* _What the exercise asks_:
Keep every line in which "fins" occurs and drop the rest of the data.

──────── Input for this task

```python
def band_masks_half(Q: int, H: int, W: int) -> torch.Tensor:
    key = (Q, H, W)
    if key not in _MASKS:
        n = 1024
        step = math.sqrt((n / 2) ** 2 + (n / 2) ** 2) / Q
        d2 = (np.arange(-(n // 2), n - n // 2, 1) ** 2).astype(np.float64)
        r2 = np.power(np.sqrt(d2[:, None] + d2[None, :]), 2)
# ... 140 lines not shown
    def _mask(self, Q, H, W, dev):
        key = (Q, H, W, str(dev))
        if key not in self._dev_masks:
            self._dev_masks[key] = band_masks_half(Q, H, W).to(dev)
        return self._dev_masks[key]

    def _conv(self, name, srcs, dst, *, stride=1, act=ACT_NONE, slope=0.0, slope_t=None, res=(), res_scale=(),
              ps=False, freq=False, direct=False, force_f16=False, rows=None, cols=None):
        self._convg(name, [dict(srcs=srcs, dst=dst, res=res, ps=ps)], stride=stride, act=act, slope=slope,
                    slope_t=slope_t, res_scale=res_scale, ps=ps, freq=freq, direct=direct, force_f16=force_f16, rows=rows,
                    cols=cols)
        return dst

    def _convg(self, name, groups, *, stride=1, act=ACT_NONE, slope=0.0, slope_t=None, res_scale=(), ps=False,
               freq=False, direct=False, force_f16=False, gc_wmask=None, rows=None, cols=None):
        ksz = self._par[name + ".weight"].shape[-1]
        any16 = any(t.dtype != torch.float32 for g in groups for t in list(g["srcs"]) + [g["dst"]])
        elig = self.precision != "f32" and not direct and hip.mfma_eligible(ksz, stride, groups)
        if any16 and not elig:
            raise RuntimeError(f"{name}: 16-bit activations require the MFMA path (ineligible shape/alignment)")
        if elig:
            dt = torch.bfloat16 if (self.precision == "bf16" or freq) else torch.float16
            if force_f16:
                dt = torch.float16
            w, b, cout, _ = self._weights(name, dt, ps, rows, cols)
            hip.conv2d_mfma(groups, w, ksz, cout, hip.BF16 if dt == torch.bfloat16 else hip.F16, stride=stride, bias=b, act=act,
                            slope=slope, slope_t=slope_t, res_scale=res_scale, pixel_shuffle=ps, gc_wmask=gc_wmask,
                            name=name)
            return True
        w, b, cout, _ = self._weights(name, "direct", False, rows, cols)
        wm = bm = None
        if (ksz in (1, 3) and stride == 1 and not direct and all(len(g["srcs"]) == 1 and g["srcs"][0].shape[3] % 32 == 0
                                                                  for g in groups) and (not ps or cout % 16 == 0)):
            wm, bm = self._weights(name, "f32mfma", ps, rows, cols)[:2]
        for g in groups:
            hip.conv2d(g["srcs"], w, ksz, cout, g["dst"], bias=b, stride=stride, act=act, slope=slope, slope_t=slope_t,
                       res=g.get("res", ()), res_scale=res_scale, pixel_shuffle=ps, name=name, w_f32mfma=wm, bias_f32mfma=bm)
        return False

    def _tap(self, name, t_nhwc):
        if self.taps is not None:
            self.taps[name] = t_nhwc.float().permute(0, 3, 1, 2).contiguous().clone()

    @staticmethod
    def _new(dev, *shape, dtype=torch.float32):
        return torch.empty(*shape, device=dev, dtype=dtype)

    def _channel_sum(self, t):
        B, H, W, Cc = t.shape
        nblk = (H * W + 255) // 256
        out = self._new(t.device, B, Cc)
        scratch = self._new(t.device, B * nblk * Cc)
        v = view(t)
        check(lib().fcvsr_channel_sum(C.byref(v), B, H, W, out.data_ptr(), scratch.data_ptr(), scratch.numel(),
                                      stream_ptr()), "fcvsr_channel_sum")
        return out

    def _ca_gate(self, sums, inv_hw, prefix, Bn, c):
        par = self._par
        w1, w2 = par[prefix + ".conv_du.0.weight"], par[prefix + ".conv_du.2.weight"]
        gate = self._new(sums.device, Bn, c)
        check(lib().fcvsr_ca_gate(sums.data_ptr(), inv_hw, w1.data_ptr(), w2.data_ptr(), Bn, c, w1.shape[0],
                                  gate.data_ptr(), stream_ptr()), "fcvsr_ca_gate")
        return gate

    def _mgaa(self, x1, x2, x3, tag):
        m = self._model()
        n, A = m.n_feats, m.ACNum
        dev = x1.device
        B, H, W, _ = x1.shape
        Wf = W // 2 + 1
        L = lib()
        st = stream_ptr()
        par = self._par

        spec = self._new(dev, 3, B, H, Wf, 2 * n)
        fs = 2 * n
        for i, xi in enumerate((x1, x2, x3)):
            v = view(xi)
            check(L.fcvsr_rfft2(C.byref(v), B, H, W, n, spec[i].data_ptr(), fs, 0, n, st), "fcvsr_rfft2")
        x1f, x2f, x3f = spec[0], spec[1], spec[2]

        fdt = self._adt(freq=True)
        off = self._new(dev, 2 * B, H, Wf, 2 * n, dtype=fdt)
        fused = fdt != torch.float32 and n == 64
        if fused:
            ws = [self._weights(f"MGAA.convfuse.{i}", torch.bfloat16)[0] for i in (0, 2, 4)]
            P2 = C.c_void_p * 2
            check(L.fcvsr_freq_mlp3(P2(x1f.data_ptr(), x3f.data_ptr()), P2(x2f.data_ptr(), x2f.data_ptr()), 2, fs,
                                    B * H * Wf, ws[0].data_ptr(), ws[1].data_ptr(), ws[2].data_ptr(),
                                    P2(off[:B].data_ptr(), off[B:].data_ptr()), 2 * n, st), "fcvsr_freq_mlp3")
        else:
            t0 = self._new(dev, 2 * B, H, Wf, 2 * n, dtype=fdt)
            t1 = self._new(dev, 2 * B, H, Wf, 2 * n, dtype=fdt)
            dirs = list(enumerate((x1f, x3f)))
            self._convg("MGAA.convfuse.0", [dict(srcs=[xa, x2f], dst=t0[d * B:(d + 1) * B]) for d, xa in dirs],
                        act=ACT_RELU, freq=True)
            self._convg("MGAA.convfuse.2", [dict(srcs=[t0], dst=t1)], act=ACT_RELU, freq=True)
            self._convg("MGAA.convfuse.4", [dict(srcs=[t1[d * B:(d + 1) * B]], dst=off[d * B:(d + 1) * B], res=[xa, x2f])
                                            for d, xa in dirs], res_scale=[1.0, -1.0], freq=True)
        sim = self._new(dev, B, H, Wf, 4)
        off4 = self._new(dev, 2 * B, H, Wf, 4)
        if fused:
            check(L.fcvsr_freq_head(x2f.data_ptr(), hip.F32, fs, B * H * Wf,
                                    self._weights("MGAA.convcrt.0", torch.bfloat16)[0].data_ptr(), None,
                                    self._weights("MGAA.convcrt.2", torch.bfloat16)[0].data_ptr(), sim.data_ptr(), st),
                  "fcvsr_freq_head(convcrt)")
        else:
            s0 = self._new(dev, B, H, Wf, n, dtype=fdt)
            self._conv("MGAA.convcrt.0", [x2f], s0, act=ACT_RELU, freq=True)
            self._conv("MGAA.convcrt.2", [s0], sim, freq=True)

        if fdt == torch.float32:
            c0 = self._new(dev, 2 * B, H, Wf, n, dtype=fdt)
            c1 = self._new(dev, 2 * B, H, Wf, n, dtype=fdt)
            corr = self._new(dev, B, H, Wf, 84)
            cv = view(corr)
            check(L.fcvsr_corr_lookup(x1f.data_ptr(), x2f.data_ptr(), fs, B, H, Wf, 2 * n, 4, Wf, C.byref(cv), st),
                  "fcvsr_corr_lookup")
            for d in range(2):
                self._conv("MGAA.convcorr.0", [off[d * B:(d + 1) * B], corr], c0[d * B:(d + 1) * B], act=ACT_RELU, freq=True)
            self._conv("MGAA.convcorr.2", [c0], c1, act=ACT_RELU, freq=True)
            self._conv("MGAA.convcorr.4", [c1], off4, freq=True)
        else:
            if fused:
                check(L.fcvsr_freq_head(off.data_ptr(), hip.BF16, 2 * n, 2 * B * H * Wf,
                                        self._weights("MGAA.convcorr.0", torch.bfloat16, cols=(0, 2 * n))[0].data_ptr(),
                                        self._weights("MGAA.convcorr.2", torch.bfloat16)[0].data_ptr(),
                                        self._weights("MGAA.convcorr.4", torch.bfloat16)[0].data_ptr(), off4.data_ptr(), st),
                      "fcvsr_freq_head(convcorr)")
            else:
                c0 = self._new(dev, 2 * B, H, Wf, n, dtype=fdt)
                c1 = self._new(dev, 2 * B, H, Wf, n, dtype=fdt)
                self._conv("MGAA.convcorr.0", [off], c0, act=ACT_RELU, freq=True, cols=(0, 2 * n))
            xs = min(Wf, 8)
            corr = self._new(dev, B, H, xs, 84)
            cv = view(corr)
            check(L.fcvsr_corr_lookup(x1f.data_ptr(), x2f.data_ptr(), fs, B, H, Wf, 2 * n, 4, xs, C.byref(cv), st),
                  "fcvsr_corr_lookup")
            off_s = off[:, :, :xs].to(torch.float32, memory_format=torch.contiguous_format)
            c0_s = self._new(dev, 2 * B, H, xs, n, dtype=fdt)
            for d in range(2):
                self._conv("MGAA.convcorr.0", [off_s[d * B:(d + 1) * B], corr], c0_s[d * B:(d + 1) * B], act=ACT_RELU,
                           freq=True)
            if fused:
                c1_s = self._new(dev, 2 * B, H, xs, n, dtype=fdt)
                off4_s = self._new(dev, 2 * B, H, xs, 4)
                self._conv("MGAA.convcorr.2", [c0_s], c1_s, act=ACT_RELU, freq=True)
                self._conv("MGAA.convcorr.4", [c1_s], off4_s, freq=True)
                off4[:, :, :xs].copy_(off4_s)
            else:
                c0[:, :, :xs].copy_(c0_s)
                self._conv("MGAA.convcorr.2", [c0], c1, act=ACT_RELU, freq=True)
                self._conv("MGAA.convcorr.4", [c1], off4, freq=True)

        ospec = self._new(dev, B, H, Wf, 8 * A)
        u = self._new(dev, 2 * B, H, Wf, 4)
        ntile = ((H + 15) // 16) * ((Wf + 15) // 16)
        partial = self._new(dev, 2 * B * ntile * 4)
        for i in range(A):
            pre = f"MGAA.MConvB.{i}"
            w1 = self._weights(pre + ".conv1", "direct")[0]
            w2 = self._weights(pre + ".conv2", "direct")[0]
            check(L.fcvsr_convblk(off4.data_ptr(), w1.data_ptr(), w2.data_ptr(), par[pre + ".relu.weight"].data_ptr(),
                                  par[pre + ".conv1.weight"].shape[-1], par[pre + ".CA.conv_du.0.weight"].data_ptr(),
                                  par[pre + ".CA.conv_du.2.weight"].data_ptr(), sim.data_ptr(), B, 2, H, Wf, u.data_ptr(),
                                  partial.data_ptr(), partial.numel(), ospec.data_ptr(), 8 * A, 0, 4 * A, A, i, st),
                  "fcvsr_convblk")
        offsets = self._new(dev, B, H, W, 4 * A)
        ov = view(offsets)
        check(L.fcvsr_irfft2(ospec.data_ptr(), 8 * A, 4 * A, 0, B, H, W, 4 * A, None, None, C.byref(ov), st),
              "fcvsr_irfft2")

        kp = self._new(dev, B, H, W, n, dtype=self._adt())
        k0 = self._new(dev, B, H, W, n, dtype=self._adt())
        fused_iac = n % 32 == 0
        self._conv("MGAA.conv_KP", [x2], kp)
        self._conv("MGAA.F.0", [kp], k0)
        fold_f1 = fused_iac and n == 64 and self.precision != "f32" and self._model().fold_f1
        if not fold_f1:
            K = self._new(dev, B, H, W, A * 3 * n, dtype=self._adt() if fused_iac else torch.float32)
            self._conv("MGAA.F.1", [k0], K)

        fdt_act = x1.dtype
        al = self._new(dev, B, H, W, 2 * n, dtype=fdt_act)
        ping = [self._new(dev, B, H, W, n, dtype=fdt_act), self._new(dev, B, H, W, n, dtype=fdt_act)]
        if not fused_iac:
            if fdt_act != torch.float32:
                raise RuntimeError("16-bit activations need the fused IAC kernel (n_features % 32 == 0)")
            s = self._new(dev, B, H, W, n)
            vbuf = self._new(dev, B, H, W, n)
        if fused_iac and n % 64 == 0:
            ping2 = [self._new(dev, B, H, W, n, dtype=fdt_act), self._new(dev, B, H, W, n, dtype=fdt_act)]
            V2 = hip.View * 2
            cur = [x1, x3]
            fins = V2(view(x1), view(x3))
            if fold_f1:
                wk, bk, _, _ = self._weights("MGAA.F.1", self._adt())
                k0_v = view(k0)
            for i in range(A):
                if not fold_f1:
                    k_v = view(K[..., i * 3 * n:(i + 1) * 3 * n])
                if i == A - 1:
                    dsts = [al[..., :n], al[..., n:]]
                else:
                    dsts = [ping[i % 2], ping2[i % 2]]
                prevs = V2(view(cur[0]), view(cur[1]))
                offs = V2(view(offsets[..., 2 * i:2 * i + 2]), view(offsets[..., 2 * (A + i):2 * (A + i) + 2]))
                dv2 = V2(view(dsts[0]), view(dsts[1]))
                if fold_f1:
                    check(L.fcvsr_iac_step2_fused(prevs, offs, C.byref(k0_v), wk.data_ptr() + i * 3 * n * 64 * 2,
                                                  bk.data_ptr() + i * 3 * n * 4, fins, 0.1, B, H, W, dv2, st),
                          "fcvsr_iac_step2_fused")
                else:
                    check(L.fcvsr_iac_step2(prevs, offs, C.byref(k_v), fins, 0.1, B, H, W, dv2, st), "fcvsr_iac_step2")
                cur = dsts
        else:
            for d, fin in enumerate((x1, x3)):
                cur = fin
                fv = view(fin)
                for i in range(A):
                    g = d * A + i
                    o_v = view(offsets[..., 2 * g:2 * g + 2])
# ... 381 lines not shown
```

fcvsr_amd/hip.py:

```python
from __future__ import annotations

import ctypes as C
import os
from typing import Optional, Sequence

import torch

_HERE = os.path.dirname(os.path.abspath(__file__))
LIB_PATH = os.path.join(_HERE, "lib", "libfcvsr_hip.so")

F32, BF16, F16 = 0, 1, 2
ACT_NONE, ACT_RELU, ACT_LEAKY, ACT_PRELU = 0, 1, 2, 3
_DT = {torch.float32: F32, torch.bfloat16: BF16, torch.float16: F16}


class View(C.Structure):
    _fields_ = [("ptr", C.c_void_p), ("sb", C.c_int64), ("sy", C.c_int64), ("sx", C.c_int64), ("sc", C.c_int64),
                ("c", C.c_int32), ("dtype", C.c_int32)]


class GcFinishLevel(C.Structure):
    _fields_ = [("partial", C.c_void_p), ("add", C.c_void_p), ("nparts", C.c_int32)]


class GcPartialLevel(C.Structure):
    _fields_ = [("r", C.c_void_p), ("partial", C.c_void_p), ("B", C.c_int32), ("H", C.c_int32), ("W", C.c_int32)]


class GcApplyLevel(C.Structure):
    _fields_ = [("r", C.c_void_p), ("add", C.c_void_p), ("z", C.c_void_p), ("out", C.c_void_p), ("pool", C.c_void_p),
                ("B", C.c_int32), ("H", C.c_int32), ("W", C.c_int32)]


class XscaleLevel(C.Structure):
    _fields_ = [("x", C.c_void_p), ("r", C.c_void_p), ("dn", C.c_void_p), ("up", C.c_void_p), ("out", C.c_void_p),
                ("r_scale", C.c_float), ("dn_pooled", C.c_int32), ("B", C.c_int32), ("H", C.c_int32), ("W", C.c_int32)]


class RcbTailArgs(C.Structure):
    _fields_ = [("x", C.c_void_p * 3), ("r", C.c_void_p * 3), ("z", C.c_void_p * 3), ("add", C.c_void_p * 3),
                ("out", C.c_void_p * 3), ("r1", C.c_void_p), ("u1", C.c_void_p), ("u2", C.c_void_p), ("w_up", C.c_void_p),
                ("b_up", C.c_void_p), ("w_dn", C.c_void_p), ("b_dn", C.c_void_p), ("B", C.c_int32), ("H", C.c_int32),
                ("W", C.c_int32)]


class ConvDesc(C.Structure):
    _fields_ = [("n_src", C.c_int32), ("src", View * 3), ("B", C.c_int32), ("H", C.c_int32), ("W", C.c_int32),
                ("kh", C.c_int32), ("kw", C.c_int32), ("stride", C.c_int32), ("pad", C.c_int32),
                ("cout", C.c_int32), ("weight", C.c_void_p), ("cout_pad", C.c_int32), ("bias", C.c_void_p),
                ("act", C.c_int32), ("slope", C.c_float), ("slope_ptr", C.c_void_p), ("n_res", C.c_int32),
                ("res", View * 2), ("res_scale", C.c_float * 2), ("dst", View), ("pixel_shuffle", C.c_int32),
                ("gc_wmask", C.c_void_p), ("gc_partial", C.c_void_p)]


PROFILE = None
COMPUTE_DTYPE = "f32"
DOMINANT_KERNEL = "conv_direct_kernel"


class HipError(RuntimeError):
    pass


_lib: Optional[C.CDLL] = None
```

────────────────

* _Final answer_:
            fins = V2(view(x1), view(x3))
                                                  bk.data_ptr() + i * 3 * n * 4, fins, 0.1, B, H, W, dv2, st),
                    check(L.fcvsr_iac_step2(prevs, offs, C.byref(k_v), fins, 0.1, B, H, W, dv2, st), "fcvsr_iac_step2")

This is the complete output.